Are there easy to keep plants out there I could plant in only gravel versus substrate? Would it benefit the plants if I mix in any particular substrate into the mix (such as flourite or a bag or two of Eco-complete? Thank you.


----------



## supersmirky (Oct 22, 2008)

Hi Clay

Are you trying to shoot for inexpensive? If you are, there are many other options out there without having to pay big bucks at the local fish stores


----------



## Seattle_Aquarist (Mar 7, 2008)

Hi Clayton,
I use just plain gravel, no other substrate, and my plants grow great! I am adding CO2, have a little over 2 WPG, and fertilize using the PPS-Pro method you will find in the fertilizing forum here at APC. 

In my 45 gallon I am growing:
1)	Bolbitis heudelotii (African Water Fern)
2)	Crytocoryne (large unknown)
3)	Ceratopteris cornuta (Water Sprite; Indian Water Fern)
4)	Hemianthus micranthemoides (Baby Tears)
5)	Vallisneria (unknown
6)	Hygrophila polysperma ‘Rosanervig’
7)	Ceratophyllum demersum (Hornwort)
8)	Hygrophila balsamica
9)	Microsorium pteroptus (Java Fern)
10)	Cryptocoryne wendtii v. ‘Red’ (Red Wendtii)
11)	Sagittaria subulata (Dwarf Sagittaria)
12)	Cryptocoryne wendtii v. ‘Tropica’ (Bronze Wendtii)
13)	Taxiphyllum barbieri (Java Moss)
14)	Micranthemum umbrosum (Baby Tears)
15)	Anubias barteri ‘Nana’
16)	Microsorium pteroptus v. ‘Wendelov’ (Java Fern Lace)
17)	Aponogeton undulatus
18)	Bacopa australis
19)	Ludwigia repens
20)	Rotala Nanjenshan

In my 30 gallon I am growing:
1)	Poaceae sp. ‘Purple Bamboo’
2)	Echinodorus x. "Rubin" (Red Rubin Sword)
3)	Cryptocoryne walkeri ‘Lutea’
4)	Eleocharis parvula (Dwarf Hairgrass)
5)	Crytocoryne (large unknown)
6)	Ceratopteris cornuta (Water Sprite; Indian Water Fern)
7)	Microsorium pteroptus (Java Fern)
8)	Microsorium pteroptus v. ‘Wendelov’ (Java Fern Lace)
9)	Bacopa australis
10)	Ludwigia repens
11)	Rotala Nanjenshan

I usually have more than enough to take "extras" to the GSAS meetings every month. "Special" substrates are not needed. In fact, I prefer the gravel because it is inert and it allows me to better control the ferts since all that is in there is what I add! Hope this helps.


----------



## Clayton1978 (Jan 5, 2009)

supersmirky,

I am indeed trying to keep cost down. I know an aquarium is an investment but really have been waiting to setup my 46 gallon bowfront and do not want to wait a few more months for my tax return...lol. Instead of buying a $200 lighing system and another $150 in soil (ADA...nothing but the best), I am leaning more towards a cheaper alternative. Plus it gives me a better opportunity to dabble into a planted tank. 

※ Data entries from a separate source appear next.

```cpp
__global__ __launch_bounds__(256) void k_flags4(Grid g, const uint8_t* __restrict__ solid, const float* __restrict__ container,
                                                uint8_t* __restrict__ flags, long c_begin, long c_end)
{
    const long c = c_begin + ((long)blockIdx.x * 256 + threadIdx.x) * 4;
    if (c >= c_end) return;
    const int iz = (int)(c % g.nz), iy = (int)((c / g.nz) % g.ny), ix = (int)(c / g.sx());
    const uint32_t so = *(const uint32_t*)(solid + c);
    const float4 co = *(const float4*)(container + c);
    const float cv[4] = {co.x, co.y, co.z, co.w};
    bool any = false;
#pragma unroll
    for (int q = 0; q < 4; ++q) any |= !((so >> (8 * q)) & 0xff) && cv[q] > 0;
    uint32_t out = 0;
#pragma unroll
    for (int q = 0; q < 4; ++q) out |= (((so >> (8 * q)) & 0xff) ? (uint32_t)F_SOLID : 0u) << (8 * q);
    if (any) {
        const uint32_t xm = ix > 0 ? *(const uint32_t*)(solid + c - g.sx()) : 0u, xp = ix < g.nx - 1 ? *(const uint32_t*)(solid + c + g.sx()) : 0u;
        const uint32_t ym = iy > 0 ? *(const uint32_t*)(solid + c - g.nz) : 0u, yp = iy < g.ny - 1 ? *(const uint32_t*)(solid + c + g.nz) : 0u;
        const uint32_t zm = iz > 0 ? solid[c - 1] : 0u, zp = iz + 4 < g.nz ? solid[c + 4] : 0u;
        out = 0;
#pragma unroll
        for (int q = 0; q < 4; ++q) {
            const uint32_t sol = (so >> (8 * q)) & 0xff;
            uint32_t f = sol ? (uint32_t)F_SOLID : 0u;
            if (!sol && cv[q] > 0) {
                int cnt = 0;
                cnt += !((xm >> (8 * q)) & 0xff);
                cnt += !((xp >> (8 * q)) & 0xff);
                cnt += !((ym >> (8 * q)) & 0xff);
                cnt += !((yp >> (8 * q)) & 0xff);
                cnt += !(q == 0 ? zm : (so >> (8 * (q - 1))) & 0xff);
                cnt += !(q == 3 ? zp : (so >> (8 * (q + 1))) & 0xff);
                f = (uint32_t)(F_FLUID | (cnt << F_CNT_SHIFT));
            }
            out |= f << (8 * q);
        }
    }
    *(uint32_t*)(flags + c) = out;
}

void launch_flags(hipStream_t st, Grid g, const uint8_t* solid, const float* container, uint8_t* flags, int x0, int x1)
{
    const long n2 = g.sx(), c0 = (long)x0 * n2, c1 = (long)(x1 + 1) * n2;
    if (c1 <= c0) return;
    if (g.nz % 4 == 0)
        hipLaunchKernelGGL(k_flags4, dim3((unsigned)(((c1 - c0) / 4 + 255) / 256)), dim3(256), 0, st, g, solid, container, flags, c0, c1);
    else
        hipLaunchKernelGGL(k_flags, dim3((unsigned)((c1 - c0 + 255) / 256)), dim3(256), 0, st, g, solid, container, flags, c0, c1);
}

void launch_index_scan_range(hipStream_t st, Grid g, const uint8_t* flags, int* indices, int* block_sums, int* total, int x0, int x1)
{
// ... 503 lines not shown
```

fluid-simulation_amd/csrc/kernels_mg.hip:

```cpp
#include "common.h"
#include <cstdlib>
#include <cstring>

namespace fl {

constexpr double MG_W1 = 0.5617, MG_W2 = 1.3895;

template <typename T>
__device__ __forceinline__ void mg_load_coef(T* sd, T* si, const MgCoef<T>& cf)
{
    if (threadIdx.x == 0) {
#pragma unroll
        for (int i = 0; i < 7; ++i) {
            sd[i] = cf.diag[i];
            si[i] = cf.inv[i];
        }
    }
    __syncthreads();
}

__device__ __forceinline__ bool mg_cell(const MLevel& m, long t, int& i, int& j, int& k)
{
    const unsigned n = (unsigned)m.dx * (unsigned)m.dy * (unsigned)m.dz;
    if (t >= (long)n) return false;
    const unsigned u = (unsigned)t, dz = (unsigned)m.dz, dy = (unsigned)m.dy;
    const unsigned q = u / dz;
    k = (int)(u - q * dz);
    const unsigned p = q / dy;
    j = (int)(q - p * dy);
    i = (int)p;
    return true;
}
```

Read in my "101 Best Plants" book...I was focusing on easy to grow plants which require little to no special attention/lighting. This way I am hoping to get away with less than 2 wpg (looking at 78w total of T5, 2x39W) for about $80 and a few bags of gravel. I'd consider mixing in a bag or two of Eco-complete if it would help.

One other thing to note, I ideally am looking to have a light to medium planted tank. I do not want the jungle look where the plants overwhelm the tank but rather a conservative, natural, and lots of open spaces look. Any advice for this total newbie to plants would be greatly appreciated.

Thank you everyone who reads this and especially those who respond with your insight.


----------



## Bert H (Mar 2, 2004)

While there are certainly some which are more plant friendly, you can grow plants in any substrate/gravel you want to use. Size of the grains of gravel/substrate are more important as you want them to be small enough to be able to hold down the plants.


----------



## supersmirky (Oct 22, 2008)

For alternatives, try going to Lesco or John Deere supply. There you can find SMS or Game Saver which runs about $12 or so for a 50lb bag. You can get the charcoal or clay look. 

There is also 3m color quartz which you can get in many varieties of colors...I believe it is $18 or around there for a 50 lb bag. 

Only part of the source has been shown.